Thursday, August 04, 2005

The Best of Bill Murray

Don't get me wrong: I think it's great that Bill Murray appears in non-blockbuster movies by youngish directors like Wes Anderson, Sofia Coppola, and now Jim Jarmusch (the oldest youngish director in the world). Good for him for doing risky projects and believing in quirky scripts and all that.

And yet... the Bill Murray we're seeing in all these quirky, risky projects is not the essence of Bill Murray, not quite what makes Bill Murray great. Yes, he's a great actor; he always has been, and one of the things that made him such a standout on "Saturday Night Live" was his ability to give real depth and dimension to his comic characters when most of the other players were going for the easy catchphrase. He deserves the recognition he's getting as an actor. But the true brilliance of Murray, I think, manifests itself not in melancholy serio-comedies, but in mainstream Hollywood comedies. His particular talent is for cutting through the cliches of comedy, and of comedy performance, with a dose of reality. The reason Groundhog Day is a great movie -- still Murray's greatest movie, I think, no matter how many carefully-composed Wes Anderson shots he squeezes into -- is that Murray takes a high-concept comedy situation and makes it seem so real, so true, that we really get a feeling of what it would really be like to experience this impossible situation. Not to mention that Murray can actually play a jerk who converts to non-jerkiness without making either the "before" or "after" performance seem unconvincing. Maybe, indeed, my problem with his current work is that he hardly ever gets the chance to play a real jerk, which he does better than anybody.

But my favorite Murray performance, and one of the all-time great scene-stealing performances in a movie, is his performance in Tootsie, in a role so small that he didn't even get billed in the opening credits. Yet in a movie that I find very uneven both in terms of script (I can't abide Larry Gelbart's cookie-cutter one-liners) and performances, Murray simply walks off with every single scene he's in.
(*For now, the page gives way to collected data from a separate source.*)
__global__ void __launch_bounds__(256) k_stereo_rect(StereoArgs A) {
  const int f = blockIdx.y, lane = threadIdx.x & 63, g = lane >> 4, gl = lane & 15;
  const int wave = __builtin_amdgcn_readfirstlane((int)(threadIdx.x >> 6));
  const int iL = (blockIdx.x * 4 + wave) * 4 + g;
  const int imL = A.l_first + f * A.l_step, imR = A.r_first + f * A.r_step;
  const int N = min(A.cntL[2 * imL], A.capL);
  bool alive = iL < N;
  const int iLc = alive ? iL : 0;
  float* o_ur = A.uright + (size_t)f * A.capL + iLc;
  float* o_dp = A.depth + (size_t)f * A.capL + iLc;
  int* o_sad = A.sad + (size_t)f * A.capL + iLc;
  if (alive && gl == 0) *o_ur = -1.0f, *o_dp = -1.0f, *o_sad = -1;
  if (!__any(alive)) return;
  const vieo_keypoint kL = A.kpL[(size_t)imL * A.capL + iLc];
  const int levelL = kL.octave;
  const float vL = kL.y, uL = kL.x;
  const int rowL = (int)vL;
  const float minD = 0.f, maxD = A.bf / A.baseline;
  const float minU = uL - maxD, maxU = uL - minD;
  alive = alive && !(maxU < 0) && rowL >= 0 && rowL < A.H;
  const int rowc = min(max(rowL, 0), A.H - 1);
  const uint8_t* dL = A.descL + ((size_t)imL * A.capL + iLc) * 32;
  const uint4 a0 = ((const uint4*)dL)[0], a1 = ((const uint4*)dL)[1];
  const uint8_t* DR = A.descR + (size_t)imR * A.capR * 32;
  int bestDist = TH_HIGH, bestIdx = INT_MAX;
  float bestX = 0.f;
  const int* rs = A.row_start + (size_t)f * (A.H + 1);
  const int2* list = A.row_list + (size_t)f * A.list_cap;
  const int c0 = rs[rowc], c1 = alive ? min(rs[rowc + 1], A.list_cap) : c0;
  for (int cb = c0; __any(cb < c1); cb += 32) {
    int2 e[2];
    bool in[2];
#pragma unroll
    for (int u = 0; u < 2; u++) {
      const int c = cb + gl + 16 * u;
      in[u] = c < c1;
      e[u] = in[u] ? list[c] : make_int2(0, 0);
    }
    int dd[2];
#pragma unroll
    for (int u = 0; u < 2; u++) {
      const int j = e[u].x & 0xFFFFF, octR = e[u].x >> 20;
      const float xR = __int_as_float(e[u].y);
      in[u] = in[u] && !(octR < levelL - 1 || octR > levelL + 1) && (xR >= minU && xR <= maxU);
      dd[u] = in[u] ? hamming32(a0, a1, DR + (size_t)j * 32) : TH_HIGH;
    }
#pragma unroll
    for (int u = 0; u < 2; u++) {
      const int j = e[u].x & 0xFFFFF;
      if (in[u] && dd[u] < TH_HIGH && lex_less(dd[u], j, bestDist, bestIdx))
        bestDist = dd[u], bestIdx = j, bestX = __int_as_float(e[u].y);
    }
  }
  const int myIdx = bestIdx;
  {
    const unsigned m = row_min_u32(bestIdx == INT_MAX ? 0xFFFFFFFFu : ((unsigned)bestDist << 20) | (unsigned)bestIdx);
    bestIdx = m == 0xFFFFFFFFu ? INT_MAX : (int)(m & 0xFFFFF);
    bestDist = m == 0xFFFFFFFFu ? INT_MAX : (int)(m >> 20);
  }
  alive = alive && bestIdx != INT_MAX && bestDist < (TH_HIGH + TH_LOW) / 2;
  const unsigned long long own = __ballot(alive && myIdx == bestIdx);
  const unsigned own_g = (unsigned)((own >> (16 * g)) & 0xFFFFull);
  const int src_lane = g * 16 + (own_g ? __builtin_ffs((int)own_g) - 1 : 0);
  const float uR0 = __int_as_float(__builtin_amdgcn_ds_bpermute(src_lane * 4, __float_as_int(bestX)));
  const float sF = 1.0f / A.P.lv[levelL].scale;
  const float scaleduL = roundf(kL.x * sF), scaledvL = roundf(kL.y * sF);
  const float scaleduR0 = roundf(uR0 * sF);
  const int w = 5, L = 5;
  const float iniu = scaleduR0 + L - w, endu = scaleduR0 + L + w + 1;
  const int lvw = A.P.lv[levelL].w, lvh = A.P.lv[levelL].h;
  alive = alive && !(iniu < 0 || endu >= (float)lvw);
  if (!__any(alive)) return;
  int pitchL, pitchR;
  const uint8_t* PL = plane_ptr(A.P, A.IL, imL, levelL, &pitchL);
  const uint8_t* PR = plane_ptr(A.P, A.IR, imR, levelL, &pitchR);
  const int r0 = (int)(scaledvL - w), cL0 = (int)(scaleduL - w), cR0 = (int)(scaleduR0 - w);
  auto clampy = [&](int yy) { return min(max(yy, 0), lvh - 1); };
  auto clampx = [&](int xx) { return min(max(xx, 0), lvw - 1); };
  const int cvL = alive ? (int)PL[(size_t)(r0 + w) * pitchL + cL0 + w] : 0;
  int py[8], px[8], il[8];
#pragma unroll
  for (int k = 0; k < 8; k++) {
    const int p = gl + 16 * k;
    py[k] = p / 11, px[k] = p - py[k] * 11;
    il[k] = (alive && p < 121) ? (int)PL[(size_t)clampy(r0 + py[k]) * pitchL + clampx(cL0 + px[k])] - cvL : 0;
  }
  __shared__ uint8_t s_strip[16][11 * 21 + 25];
  uint8_t* strip = s_strip[wave * 4 + g];
  {
    unsigned v[15];
#pragma unroll
    for (int k = 0; k < 15; k++) {
      const int p = gl + 16 * k, row = p / 21, col = p - row * 21;
      v[k] = (alive && p < 231) ? PR[(size_t)clampy(r0 + row) * pitchR + clampx(cR0 - L + col)] : 0;
    }
#pragma unroll
    for (int k = 0; k < 15; k++)
      if (gl + 16 * k < 231) strip[gl + 16 * k] = (uint8_t)v[k];
  }
  __builtin_amdgcn_fence(__ATOMIC_RELEASE, "wavefront");
  __builtin_amdgcn_wave_barrier();
  __builtin_amdgcn_fence(__ATOMIC_ACQUIRE, "wavefront");
  int bestS = INT_MAX, bestInc = 0, sads[11];
#pragma unroll
  for (int inc = -L; inc <= L; inc++) {
    const int cvR = strip[w * 21 + inc + L + w];
    int acc = 0;
#pragma unroll
    for (int k = 0; k < 8; k++) {
      if (gl + 16 * k < 121) {
        const int ir = (int)strip[py[k] * 21 + inc + L + px[k]] - cvR;
        acc += abs(il[k] - ir);
      }
    }
    acc = row_sum_i32(acc);
    sads[inc + L] = acc;
    if (acc < bestS) bestS = acc, bestInc = inc;
  }
  if (!alive || bestInc == -L || bestInc == L) return;
  float dist1 = 0, dist2 = 0, dist3 = 0;
#pragma unroll
  for (int k = 1; k < 10; k++)
    if (k == bestInc + L) dist1 = (float)sads[k - 1], dist2 = (float)sads[k], dist3 = (float)sads[k + 1];
  const float deltaR = (dist1 - dist3) / (2.0f * (dist1 + dist3 - 2.0f * dist2));
  if (deltaR < -1 || deltaR > 1) return;
  float bestuR = A.P.lv[levelL].scale * ((float)scaleduR0 + (float)bestInc + deltaR);
  float disparity = uL - bestuR;
  if (disparity >= minD && disparity < maxD) {
    if (disparity <= 0) {
      disparity = 0.01f;
      bestuR = (float)((double)uL - 0.01);
    }
    if (gl == 0) {
      *o_dp = A.bf / disparity;
      *o_ur = bestuR;
      *o_sad = bestS;
    }
  }
}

He's usually acting with Dustin Hoffman, and the dynamic of most of their scenes is that Hoffman will emote and mug and overact, and Murray will get all the laughs while seemingly doing hardly anything at all. Every line delivery is hilarious, every look is perfectly timed. It's one of the funniest supporting performances of all time.

And it's a performance achieved by basically ignoring what the character was supposed to be. If you think about the way the character is written, he's supposed to be a young, serious playwright who rooms with the hero and has written a great play about the dangers of nuclear waste. This is the generic character of the young crusading intellectual, possibly wearing a tweed coat and glasses. Instead they got Murray, who basically sends up the whole concept of the character and generally acts as if only he understands what an idiot the hero really is.

The scene at the birthday party where Murray's character gives a long, drunken rant about his theories of play writing was, according to director Sydney Pollack (on a commentary on a long-gone Criterion laserdisc), improvised by Murray. Murray also came up with the idea to spend an entire scene eating a lemon. That's another thing his current movies need: more lemon-eating.

Anyway, here are some quotes -- from memory, so this may be wrong -- from Murray's semi-improvised party rant in Tootsie:

I don't like it when somebody comes up to me the next day and says, "Hey, man, I really liked your play." Or "I really dug your message, man. I cried." I like it when somebody comes up to me on the street a week later and says, "Hey, man, I saw your play. What happened?"

I wrote a play about the American Indian. And nobody came, nobody showed up. And to me, the American Indian is as American as Donny and Marie Osmond. It's sad, but I think that nowadays when people dream, they don't even dream in their own country. And that's sick.